## WORK INSTRUCTION
Below are the records; give the number of lines in them that include the word "vector", and nothing more.

## EXCERPTED DATA
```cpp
struct DevProblem {
// ... 30 lines not shown
    const double *sNodes[3], *sW[3], *sPsi[3];
    double sFac;
    int bM[2];
    const double *bNodes[2], *bW[2], *bPhi[2];
    double bFac;
    const int *bvid;
    const double *bv;
    const double *bgeo;
    const int *clabel, *blabel, *cls_of;
    int nlab, cur_class;
    int orient, pad2;
    double idfac;
    unsigned long long *counters;
    const int *rowmap, *colmap;
    int onesided, pad3;
    const double *uni = nullptr;
    int uni_off[5] = {0, 0, 0, 0, 0};
    int mix_struct = 0;
};

__device__ __forceinline__ long long pnl_row(const DevProblem &P, int I) { return P.rowmap ? (long long)P.rowmap[I] : (long long)I; }
__device__ __forceinline__ int pnl_col(const DevProblem &P, int J) { return P.colmap ? P.colmap[J] : J; }

#define PNL_FOLD_TAB 63
struct FoldEntry { long long off; int ar, cy; };

struct H2Dev {
    int dim, m, M, nnodes, nleaves, nfar;
    const double *box;
    const int *parent;
    const int *leaf_node;
    const int *leaf_dof_off, *leaf_dofs;
    const int *leaf_cell_off, *leaf_cells;
    const long long *leaf_val_off;
    const int *far;
    double *V, *K;
    const double *T;
    double *cup, *cdown;
};

__device__ __forceinline__ double cheb_node(double a, double b, int m, int j) {
    return (b-a)*0.5*(cos((2.0*(m-j)-1.0)/(2.0*m)*3.14159265358979323846)+1.0)+a;
}

__device__ __forceinline__ double lagrange1d(double a, double b, int m, int l, double x) {
    const double xl = cheb_node(a, b, m, l);
    double v = 1.;
    for (int k = 0; k < m; k++)
// ... 37 lines not shown
```

pynucleus_amd/csrc/pnl_hip.hip:

```cpp
#include <hip/hip_runtime.h>
#include <algorithm>
#include <cmath>
#include <cstdarg>
#include <cstdio>
#include <cstring>
#include <string>
#include <vector>
#include "pnl_hip.h"
#include "pnl_kernels.h"
#include "pnl_bndtile.h"

#include <thread>
#include "pnl_context.h"
#include "pnl_launch.h"

struct TileOrderJob {
    std::vector<int> cells, lperm;
    int nc = 0, T = 0, nblocks = 0, ncp = 0, dim = 0, dpe = 0;
    std::vector<double> cellv;
    std::vector<int32_t> cdof;
    std::vector<int16_t> cslot;
    std::thread worker;
};

namespace {
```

## ANSWER FOR THE TASK
5